Saved data entries:
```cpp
struct StaticEntry {
	int device = 0;
	std::vector<uint8_t> key;
	uint32_t order_off[11 * 13 * 3], dq_off[17], dq_size[17], dq_scan_off[17];
// ... 482 lines not shown
	}
	if ((size_t) n * 4 + 16 > b->verdict_cap) {
		if (b->verdict_host) (void) hipHostFree(b->verdict_host);
		b->verdict_host = nullptr; b->verdict_cap = 0;
		if (hipHostMalloc((void **) &b->verdict_host, 16 * (size_t) n * 2 + 64, hipHostMallocDefault) != hipSuccess) { (void) hipGetLastError(); return ERR_MEM; }
		b->verdict_cap = (size_t) n * 4 * 2 + 16;
	}
	uint8_t *hb = b->host.ptr, *db = (uint8_t *) b->dev;
	b->last_o_k2 = o_k2;
	DevPlan *h_plans = (DevPlan *) (hb + o_plans); DevPlanBuild *h_builds = (DevPlanBuild *) (hb + o_builds); K2Frame *h_k2 = (K2Frame *) (hb + o_k2);
	DevBatchLf *h_lfs = (DevBatchLf *) (hb + o_lfs);
	const DevPlan *d_plans = (const DevPlan *) (db + o_plans); const DevPlanBuild *d_builds = (const DevPlanBuild *) (db + o_builds); K2Frame *d_k2 = (K2Frame *) (db + o_k2);
	const DevBatchLf *d_lfs = (const DevBatchLf *) (db + o_lfs); const HfLaneWork *d_work = (const HfLaneWork *) (db + o_work);
	size_t at_lf = 0;
	for (int i = 0; i < n; ++i) {
		const j40hip_aframe *f = frames[i];
		h_plans[i] = f->plan;
		h_builds[i] = f->build;
		h_builds[i].class_start = d_k2[i].class_start; h_builds[i].verdict = (uint32_t *) (db + o_verdict) + 4 * (size_t) i;
		K2Frame &k = h_k2[i];
		memset(&k, 0, sizeof k);
		k.plan = f->plan; k.sorted = f->build.vb_sorted; k.large_scratch = nullptr; k.rgba = (uint8_t *) rgba_dev[i]; k.stride = stride_bytes[i];
		for (int32_t g = 0; g < f->num_lf_groups; ++g) h_lfs[at_lf++] = DevBatchLf{i, g};
	}
	memcpy(hb + o_work, work.data(), sizeof(HfLaneWork) * work.size());
	if (queue_waves) memcpy(hb + o_queue, queue_start.data(), 4 * queue_start.size());
	if (uint32_t e = wait_for_uploads(frames, n, s)) return e;
	const double tq1 = prof_now();
	if (timing) j40hip_cache_counters(cc1);
	if (hipMemcpyAsync(db, hb, copy_bytes, hipMemcpyHostToDevice, s) != hipSuccess) return ERR_GPU;
	const double tq2 = prof_now();
	launch_clear_block_events(d_plans, d_builds, n, max_frame_cells, s);
	(void) hipEventRecord(b->ev[0], s);
	launch_plan_build(d_builds, d_lfs, n, nlf, max_lf_cells, s);
	launch_lf_tail_batch(d_plans, d_builds, d_lfs, n, nlf, max_lf_cells, max_frame_cells, s);
	for (int i = 0; i < n; ++i) if (!frames[i]->sparse && hipMemsetAsync(frames[i]->plan.coeffs[0], 0, sizeof(float) * 3 * (size_t) frames[i]->plan.coeff_stride, s) != hipSuccess) return ERR_GPU;
	(void) hipEventRecord(b->ev[1], s);
	const double tq3 = prof_now();
	b->k1_timed = lanes_fast;
	if (lanes_fast) launch_hf_lanes(d_plans, d_work, (int32_t) work.size(), waves_per_wg, lanes_lds, s, b->k1_ev[0], b->k1_ev[1], queue_waves ? (uint32_t *) (db + o_queue) : nullptr);
	else launch_hf_entropy_lanes(d_plans, d_work, (int32_t) work.size(), tables_in_lds, generic_lds, s);
	(void) hipEventRecord(b->ev[2], s);
	int32_t grids[K2_NUM_BATCH_LAUNCHES];
	k2_batch_grids(b->have_totals ? b->last_totals : nullptr, cells_total, n, K2_WG_SLOTS, grids);
	launch_vardct_batch(d_k2, n, (int32_t *) (db + o_tiles), (int32_t *) (db + o_verdict + 16 * (size_t) n), grids, b->large_scratch, s, b->side.data(), (int) b->side.size(), b->fork, b->side_done.data(), shift);
	(void) hipEventRecord(b->ev[3], s);
	launch_plan_verdict(d_builds, d_plans, n, s);
	if (hipMemcpyAsync(b->verdict_host, db + o_verdict, 16 * (size_t) n + 64, hipMemcpyDeviceToHost, s) != hipSuccess) return ERR_GPU;
	b->nframes = n; b->have_totals = true;
	if (timing) {
		const double tq4 = prof_now();
		fprintf(stderr, "[j40hip batch launch] bind %.2f (+arrays) %.2f, copy %.2f, plan+tail enqueue %.2f, K1+K2+verdict enqueue %.2f ms; the cache meanwhile (every thread's calls): %llu acquires, %llu hits, %llu + %llu hipMalloc %.2f ms, %llu hipFree %.2f ms, lock %.2f ms, search %.2f ms, %llu idle blocks\n",
			tq1 - tq0, 0.0, tq2 - tq1, tq3 - tq2, tq4 - tq3, (unsigned long long) (cc1[0] - cc0[0]), (unsigned long long) (cc1[1] - cc0[1]), (unsigned long long) (cc1[2] - cc0[2]), (unsigned long long) (cc1[3] - cc0[3]), (double) (cc1[7] - cc0[7]) * 1e-3,
			(unsigned long long) (cc1[4] - cc0[4]), (double) (cc1[8] - cc0[8]) * 1e-3, (double) (cc1[5] - cc0[5]) * 1e-3, (double) (cc1[6] - cc0[6]) * 1e-3, (unsigned long long) cc1[9]);
	}
	return hipGetLastError() == hipSuccess ? 0 : ERR_GPU;
}

uint32_t j40hip_abatch_launch(j40hip_abatch *b, j40hip_aframe *const *frames, int n, void *const *rgba_dev, const size_t *stride_bytes, hipStream_t stream, int32_t shift) {
	if (shift < 0 || shift > 2) return ERR_RNGE;
	try { return abatch_launch_body(b, frames, n, rgba_dev, stride_bytes, stream, shift); } catch (const std::exception &) { return ERR_MEM; }
}

void j40hip_abatch_result(const j40hip_abatch *b, int i, uint32_t *code, int *redo) {
	if (!b || i < 0 || i >= b->nframes) { *code = ERR_GPU; *redo = 0; return; }
	*code = b->verdict_host[4 * (size_t) i]; *redo = b->verdict_host[4 * (size_t) i + 1] != 0;
}

// ... 269 lines not shown
```
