#ifndef PT_PREFIX_WAVES
#define PT_PREFIX_WAVES 4
#endif
template <bool COUNT, bool ACCEL, bool TREES = false>
__global__ __launch_bounds__(256, TREES ? PT_PREFIX_WAVES : 1) void pt_prefix(DeviceScene sc, FrameParams fp, PixelRec *__restrict__ recs,
                                                 uint32_t *__restrict__ live, uint32_t *__restrict__ live_count,
                                                 float4 *__restrict__ accum, unsigned long long *counters,
                                                 FinalPix *__restrict__ finals, uint32_t *__restrict__ final_n) {
    __shared__ float4 s_mat[PT_LDS_STATIC_FLOAT4];
    LaneCounters cn;
    if (COUNT) zero_counters(cn);
    Ctx c{sc, stage_materials(sc, s_mat), &cn};
    c.lwin = staged_winners(sc, s_mat);
    c.lpln = staged_planes(sc, s_mat);

    uint32_t slot = fp.slot_begin + blockIdx.x * 256u + threadIdx.x;
    uint32_t x = 0, y = 0;
    bool valid = slot < fp.slot_end && slot_to_pixel(fp, slot, x, y) && pixel_active(fp, x, y);
    bool is_live = false, is_final = false;
    PixelRec rec;
    rec.p_kind = rec.n_extra = rec.d = rec.out = rec.col = make_float4(0.0f, 0.0f, 0.0f, 0.0f);
    if (valid) {
        Ray r0 = primary_ray(fp.cam, x, y, fp.w, fp.h);
        rec = trace_prefix<COUNT, ACCEL>(c, r0, x, y);
    }
    if (valid) {
        bool final_px = (__float_as_uint(rec.p_kind.w) & 0xFFu) == REC_FINAL;
        if (final_px) {
            is_final = true;
            if (accum) {
                const V3 fsum = final_sum(xyz(rec.out), fp.count, fp.group_log2);
                if (fp.m2) moments_update(accum, fp.m2, (size_t)y * fp.w + x, fsum, fp.count, 0.0f);
                accumulate(accum, (size_t)y * fp.w + x, fsum, fp.count);
            }
            if (COUNT) cn.c[CN_SAMPLES] += 1;
        } else {
            is_live = true;
        }
    }
    const uint32_t lane = threadIdx.x & 63u, wv = threadIdx.x >> 6;
    const uint32_t kb = __float_as_uint(rec.p_kind.w);
    const bool lane_heavy = valid && (((kb >> 8) & 0xFFu) >= 2u || is_glass_vertex(rec));
    const bool wg_heavy = __syncthreads_or(lane_heavy ? 1 : 0) != 0;
    const bool glass = TREES && is_live && is_glass_vertex(rec);
    __shared__ uint32_t s_wave_n[4], s_wave_g[4], s_wave_f[4], s_base, s_tree0;
    __shared__ uint32_t s_tpos[256];
    __shared__ uint32_t s_wn[PT_TREE_LEVELS];
    __shared__ uint16_t s_wait[PT_TREE_LEVELS > 2 ? 2 : 1][256u << (PT_TREE_LEVELS - 1)];
    unsigned long long m = __ballot(is_live);
    const unsigned long long gm = __ballot(glass);
    const unsigned long long fm = __ballot(is_final);
    if (lane == 0) {
        s_wave_n[wv] = (uint32_t)__popcll(m);
        s_wave_f[wv] = (uint32_t)__popcll(fm);
        if (TREES) s_wave_g[wv] = (uint32_t)__popcll(gm);
    }
    __syncthreads();
    if (threadIdx.x == 0) {
        uint32_t total = s_wave_n[0] + s_wave_n[1] + s_wave_n[2] + s_wave_n[3];
        s_base = total ? atomicAdd(&live_count[wg_heavy ? LIVE_HEAVY_COUNTER : 0u], total) : 0u;
        if (TREES) {
            const uint32_t trees = s_wave_g[0] + s_wave_g[1] + s_wave_g[2] + s_wave_g[3];
            s_tree0 = trees ? atomicAdd(fp.tree_count, trees) : 0u;
            for (uint32_t l = 0; l < PT_TREE_LEVELS; l++) s_wn[l] = 0u;
        }
    }
// ... 27 lines not shown
        uint32_t before = 0;
        for (uint32_t k = 0; k < wv; k++) before += s_wave_g[k];
        const uint32_t j = before + lanes_below(gm);
        if (j < nt) {
            s_tpos[j] = pos;
            fp.trees[tree0 + j].dec[0].hsh = 0u;
        }
    }
    __syncthreads();
    for (uint32_t level = 0; level < PT_TREE_LEVELS; level++) {
        const uint32_t items = 2u * (level ? s_wn[level] : nt);
        for (uint32_t t = threadIdx.x; t < items; t += 256u) {
            const uint32_t e = level ? (uint32_t)s_wait[(level - 1u) & 1u][t >> 1] : (1u << 8) | (t >> 1);
            const uint32_t j = e & 0xFFu, heap = e >> 8, which = t & 1u, tree = tree0 + j;
            if (tree_step<ACCEL>(c, fp.trees + tree, tree, heap, which, level + 1u == PT_TREE_LEVELS, recs + s_tpos[j],
                                 fp.tree_wait + (size_t)tree * PT_TREE_WAITS)) {
                const uint32_t k = atomicAdd(&s_wn[level + 1u], 1u);
                s_wait[level & 1u][k] = (uint16_t)(((2u * heap + which) << 8) | j);
            }
        }
        if (level + 1u < PT_TREE_LEVELS) __syncthreads();
    }
}
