static int decode_blocks_8k(lsm_ctx *ctx, int grammar, const uint8_t *d_in,
                            const uint64_t *d_blk_off, const uint32_t *d_blk_len, uint32_t nblk,
                            const lsm_decode_out *out, void *stream, bool fit) {
    if (!ctx || !out) return LSM_EINVAL;
    if (nblk == 0) return 0;
    if (!d_in || !d_blk_off || !d_blk_len || !out->desc || !out->nrec || !out->status)
        return LSM_EINVAL;
    if (grammar < LSM_GRAMMAR_V || grammar > LSM_GRAMMAR_IDX) return LSM_EINVAL;
    bool arena = out->key_arena || out->val_arena;
    DecodeArgs a;
    a.in = d_in;
    a.blk_off = d_blk_off;
    a.blk_len = d_blk_len;
    a.nblk = nblk;
    a.desc = reinterpret_cast<u32x4 *>(out->desc);
    a.rec_base = out->rec_base;
    a.nrec = out->nrec;
    a.status = out->status;
    a.idx_value = out->idx_value;
    a.key_arena = out->key_arena;
    a.val_arena = out->val_arena;
    a.arena_base = out->arena_base;
    a.key_arena_off = out->key_arena_off;
    a.val_arena_off = out->val_arena_off;
    a.order = nullptr;
    hipStream_t s = static_cast<hipStream_t>(stream);
    switch (grammar) {
    case LSM_GRAMMAR_V: return arena ? launch_decode<LSM_GRAMMAR_V, true>(a, s)
                                     : launch_decode<LSM_GRAMMAR_V, false>(a, s, fit);
    case LSM_GRAMMAR_KV: return arena ? launch_decode<LSM_GRAMMAR_KV, true>(a, s)
                                      : launch_decode<LSM_GRAMMAR_KV, false>(a, s, fit);
    default: return arena ? launch_decode<LSM_GRAMMAR_IDX, true>(a, s)
                          : launch_decode<LSM_GRAMMAR_IDX, false>(a, s);
    }
}

extern "C" int lsm_decode_blocks(lsm_ctx *ctx, int grammar, const uint8_t *d_in,
                                 const uint64_t *d_blk_off, const uint32_t *d_blk_len,
                                 uint32_t nblk, const lsm_decode_out *out, void *stream) {
    return decode_blocks_8k(ctx, grammar, d_in, d_blk_off, d_blk_len, nblk, out, stream, false);
}

extern "C" int lsm_decode_blocks_hinted(lsm_ctx *ctx, int grammar, const uint8_t *d_in,
                                        const uint64_t *d_blk_off, const uint32_t *d_blk_len,
                                        uint32_t nblk, uint32_t max_blk_len,
                                        const lsm_decode_out *out, void *stream) {
    if (max_blk_len <= 32 * 1024)
        return decode_blocks_8k(ctx, grammar, d_in, d_blk_off, d_blk_len, nblk, out, stream,
                                max_blk_len > kFitMin &&
                                    max_blk_len + 15 <= kRingChunks * kChunk);
    if (!ctx || !out) return LSM_EINVAL;
    if (nblk == 0) return 0;
    if (!d_in || !d_blk_off || !d_blk_len || !out->desc || !out->nrec || !out->status)
        return LSM_EINVAL;
    if (grammar < LSM_GRAMMAR_V || grammar > LSM_GRAMMAR_IDX) return LSM_EINVAL;
    const bool arena = out->key_arena || out->val_arena;
    DecodeArgs a;
    a.in = d_in;
    a.blk_off = d_blk_off;
    a.blk_len = d_blk_len;
    a.nblk = nblk;
    a.desc = reinterpret_cast<u32x4 *>(out->desc);
    a.rec_base = out->rec_base;
    a.nrec = out->nrec;
    a.status = out->status;
    a.idx_value = out->idx_value;
    a.key_arena = out->key_arena;
    a.val_arena = out->val_arena;
    a.arena_base = out->arena_base;
    a.key_arena_off = out->key_arena_off;
    a.val_arena_off = out->val_arena_off;
    a.order = nullptr;
    hipStream_t s = static_cast<hipStream_t>(stream);
    constexpr uint32_t R = 2 * kRingChunks;
    switch (grammar) {
    case LSM_GRAMMAR_V: return arena ? launch_decode<LSM_GRAMMAR_V, true, R>(a, s)
                                     : launch_decode<LSM_GRAMMAR_V, false, R>(a, s);
    case LSM_GRAMMAR_KV: return arena ? launch_decode<LSM_GRAMMAR_KV, true, R>(a, s)
                                      : launch_decode<LSM_GRAMMAR_KV, false, R>(a, s);
    default: return arena ? launch_decode<LSM_GRAMMAR_IDX, true, R>(a, s)
                          : launch_decode<LSM_GRAMMAR_IDX, false, R>(a, s);
    }
}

- [Work item]: From the data above, reproduce word for word the lines running from the line with "s_wave_f[4], s_base, s_tree0;" to the line with "const uint32_t items", ends included.

- [Response area]:
    __shared__ uint32_t s_wave_n[4], s_wave_g[4], s_wave_f[4], s_base, s_tree0;
    __shared__ uint32_t s_tpos[256];
    __shared__ uint32_t s_wn[PT_TREE_LEVELS];
    __shared__ uint16_t s_wait[PT_TREE_LEVELS > 2 ? 2 : 1][256u << (PT_TREE_LEVELS - 1)];
    unsigned long long m = __ballot(is_live);
    const unsigned long long gm = __ballot(glass);
    const unsigned long long fm = __ballot(is_final);
    if (lane == 0) {
        s_wave_n[wv] = (uint32_t)__popcll(m);
        s_wave_f[wv] = (uint32_t)__popcll(fm);
        if (TREES) s_wave_g[wv] = (uint32_t)__popcll(gm);
    }
    __syncthreads();
    if (threadIdx.x == 0) {
        uint32_t total = s_wave_n[0] + s_wave_n[1] + s_wave_n[2] + s_wave_n[3];
        s_base = total ? atomicAdd(&live_count[wg_heavy ? LIVE_HEAVY_COUNTER : 0u], total) : 0u;
        if (TREES) {
            const uint32_t trees = s_wave_g[0] + s_wave_g[1] + s_wave_g[2] + s_wave_g[3];
            s_tree0 = trees ? atomicAdd(fp.tree_count, trees) : 0u;
            for (uint32_t l = 0; l < PT_TREE_LEVELS; l++) s_wn[l] = 0u;
        }
    }
// ... 27 lines not shown
        uint32_t before = 0;
        for (uint32_t k = 0; k < wv; k++) before += s_wave_g[k];
        const uint32_t j = before + lanes_below(gm);
        if (j < nt) {
            s_tpos[j] = pos;
            fp.trees[tree0 + j].dec[0].hsh = 0u;
        }
    }
    __syncthreads();
    for (uint32_t level = 0; level < PT_TREE_LEVELS; level++) {
        const uint32_t items = 2u * (level ? s_wn[level] : nt);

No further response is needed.